The Discovery Channel just ran another of its wildly popular “Shark Weeks” without mentioning what is probably the shark attack capital of the Western hemisphere—the Florida straits.
“Getting attacked by a shark just might be the scariest event in nature!” gasped a Discovery Channel narrator during Shark Week. “Australia recorded 56 fatal shark attacks between 1956 and 2008!”he gasped again. “Find out what it’s like from people who’ve lived to tell the tale!”
So the Discovery Channel goes back over half a century and to a distant continent to interview the victims and dramatize the attacks. But why the distant timeline and setting, ask many people in south Florida?
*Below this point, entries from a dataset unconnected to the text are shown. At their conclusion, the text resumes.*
int fail(pf_ctx* ctx, int code, const std::string& msg) {
    if (ctx) ctx->err = msg;
    g_err = msg;
    return code;
}
// ... 76 lines not shown
                           ctx->opts.exec, ctx->exec_stream);
        HIPCHK(ctx, hipEventRecord(ctx->ev_join, ctx->exec_stream));
        HIPCHK(ctx, hipStreamWaitEvent(st, ctx->ev_join, 0));
    } else {
        launch_snappy_exec(d_jobs, int(ctx->jobs.size()), d_pieces, int(ctx->pieces.size()), d_splits, d_fallback, d_res,
                           ctx->opts.exec, st);
    }
    EVREC(ctx, ctx->ev[3], st);
    BaJob* d_bajobs = reinterpret_cast<BaJob*>(meta + ctx->off_bajobs);
    const int2* d_batiles = reinterpret_cast<const int2*>(meta + ctx->off_batiles);
    const int n_ba = int(ctx->bajobs.size()), n_bt = int(ctx->ba_tiles.size());
    (void)d_dictbin;
    if (!(skip & 4u)) launch_ba(d_bajobs, ctx->n_ba_dict, d_batiles, ctx->n_ba_dict_tiles, d_res, st, ctx->ba_short_dict && ctx->opts.ba_fused);
    EVREC(ctx, ctx->ev[4], st);
    launch_delta(d_chunks, d_pages, d_delta, int(ctx->l_delta.size()), ctx->max_dbp_nwin, d_res, st);
    EVREC(ctx, ctx->ev[5], st);
    if (!(skip & 8u)) launch_runs(d_chunks, d_pages, d_runs, int(ctx->l_runs.size()), d_res, st);
    const NullCaps ncaps{ctx->opts.null_dcap ? ctx->opts.null_dcap : ctx->null_dcap, ctx->null_icap,
                         ctx->opts.null_dict_lds ? ctx->null_dict_lds : 0u};
    if (!(skip & 8u)) launch_lvl(d_chunks, d_pages, d_lvl, int(ctx->l_lvl.size()), d_res, st, ctx->opts.page_null, ncaps);
    launch_dlen(d_chunks, d_pages, d_dlen, int(ctx->l_dlen.size()), d_res, st);
    EVREC(ctx, ctx->ev[6], st);
    launch_nest_lvl(d_chunks, d_pages, d_nest, n_nest, ctx->max_nwin, d_res, st, ctx->opts.nest_timeout);
    if (!(skip & 16u)) launch_count(d_chunks, d_pages, d_count, int(ctx->l_count.size()), ctx->n_count_flat, d_cdict, int(ctx->l_cdict.size() / 2),
                                       d_res, d_bajobs, st, ctx->opts.count_grid);
    launch_nest_count(d_chunks, d_pages, d_nest, n_nest, d_nseg, n_nseg, d_res, st);
    if (!(skip & 4u))
        launch_ba(d_bajobs + ctx->n_ba_dict, n_ba - ctx->n_ba_dict, d_batiles + ctx->n_ba_dict_tiles, n_bt - ctx->n_ba_dict_tiles,
                  d_res, st, ctx->ba_short_data && ctx->opts.ba_fused);
    EVREC(ctx, ctx->ev[7], st);
    launch_scan(d_chunks, d_pages, d_scan, int(ctx->l_scan.size()), d_res, static_cast<uint8_t*>(ctx->d_chars.p),
                ctx->d_chars.cap, used, st);
    EVREC(ctx, ctx->ev[8], st);
    if (!(skip & 32u))
        launch_flat(d_chunks, d_pages, d_flat, ctx->n_flat_fixed, ctx->n_flat_all, ctx->n_null4, ctx->n_null8,
                    reinterpret_cast<int*>(meta + ctx->off_nfbq), d_res, st, ncaps, ctx->opts.null_stagger);
    EVREC(ctx, ctx->ev[9], st);
    if (!(skip & 64u)) launch_decode(d_chunks, d_pages, d_decode, int(ctx->l_decode.size()), ctx->n_decode_first, d_res, st,
                                       ctx->opts.decode_grid);
    launch_nest_decode(d_chunks, d_pages, d_nseg, n_nseg, d_res, st);
    launch_dba_chars(d_chunks, d_pages, d_dba, int(ctx->l_dba.size()), d_res, st);
    EVREC(ctx, ctx->ev[10], st);
    HIPCHK(ctx, hipGetLastError());
    const size_t res_pad = align_up(sizeof(DevChunkResult) * ctx->n_chunks, 256);
    if (ctx->zc && ctx->h_res.d) {
        copy_words(ctx->h_res.d, meta + ctx->off_res, sizeof(DevChunkResult) * ctx->n_chunks,
                   static_cast<uint8_t*>(ctx->h_res.d) + res_pad, d_chunks, sizeof(DevChunk) * ctx->n_chunks, st);
    } else {
        HIPCHK(ctx, hipMemcpyAsync(ctx->h_res.p, meta + ctx->off_res, sizeof(DevChunkResult) * ctx->n_chunks,
                                   hipMemcpyDeviceToHost, st));
        HIPCHK(ctx, hipMemcpyAsync(static_cast<uint8_t*>(ctx->h_res.p) + res_pad, d_chunks, sizeof(DevChunk) * ctx->n_chunks,
                                   hipMemcpyDeviceToHost, st));
    }
    HIPCHK(ctx, hipEventRecord(ctx->ev_done, st));
    return PF_OK;
}

int plan_snappy(pf_ctx* ctx) {
    ctx->wins.clear();
    ctx->pieces.clear();
    ctx->n_splits = 0;
    ctx->max_snap_win = 1;
    uint32_t n_win = 0;
    size_t tw = 0, tp = 0;
    for (SnappyJob& jb : ctx->jobs) {
        jb.n_win = std::max<uint32_t>(1u, uint32_t((uint64_t(jb.src_len) + SNAP_WIN - 1) / SNAP_WIN));
        ctx->max_snap_win = std::max(ctx->max_snap_win, int(std::min<uint32_t>(jb.n_win, 1u << 20)));
        jb.n_pieces = std::max<uint32_t>(1u, uint32_t((uint64_t(jb.dst_len) + SNAP_BLOCK - 1) / SNAP_BLOCK));
        tw += jb.n_win;
// ... 424 lines not shown
    out->encode_ms = enc_ms;
    out->snappy_in = 0;
    out->snappy_out = 0;
    if (col->codec == PF_CODEC_SNAPPY)
        for (size_t i = 0; i < sections.size(); i++) {
            out->snappy_in += int64_t(sections[i].second);
            out->snappy_out += int64_t(bodies[i].size());
        }
    return PF_OK;
}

“The Florida Straits probably record 56 fatal shark attacks every few years,” says Matt Lawrence, who spent years rescuing desperate Cuban rafters. “Probably every month during the early ’90s,” adds Bay of Pigs vet Arturo Cobo who ran the rafter rescue center in Key West and for years heard the sobbing, gut-gripping details of these attacks almost daily.
“Something was moving in this raft,” recalls an airborne rescuer.
So I went in lower. The water all around the raft was turning red…the cloud spreading. Then I saw the shark—about the same length as the raft. The rafter was in fact a Cuban woman in her early twenties. Upon her rescue we found she had two bullet wounds in her legs from Castro’s frontier police. All others in the raft, including two infants had died, as did the shark, from being repeatedly stabbed by the pointed end of a broken oar by Maria. The Shark had bitten the oar in half as Maria pounded him…I started flying rescue missions full-time after that.
“The boys’ father, delirious from thirst and exposure, finally jumped in the water,” recalls another rescuer.
So the sons threw him a rope tied to the raft and he clutched it. They turned away for a second, slightly relieved—but only to spot a huge shark approaching, then another. Soon an entire school surrounded the raft and they ripped into their father…The water turned red as their father was eaten alive….. I can tell you from decades of and heart-breaking work from our center here in Key West that in the Florida straits every week is shark week.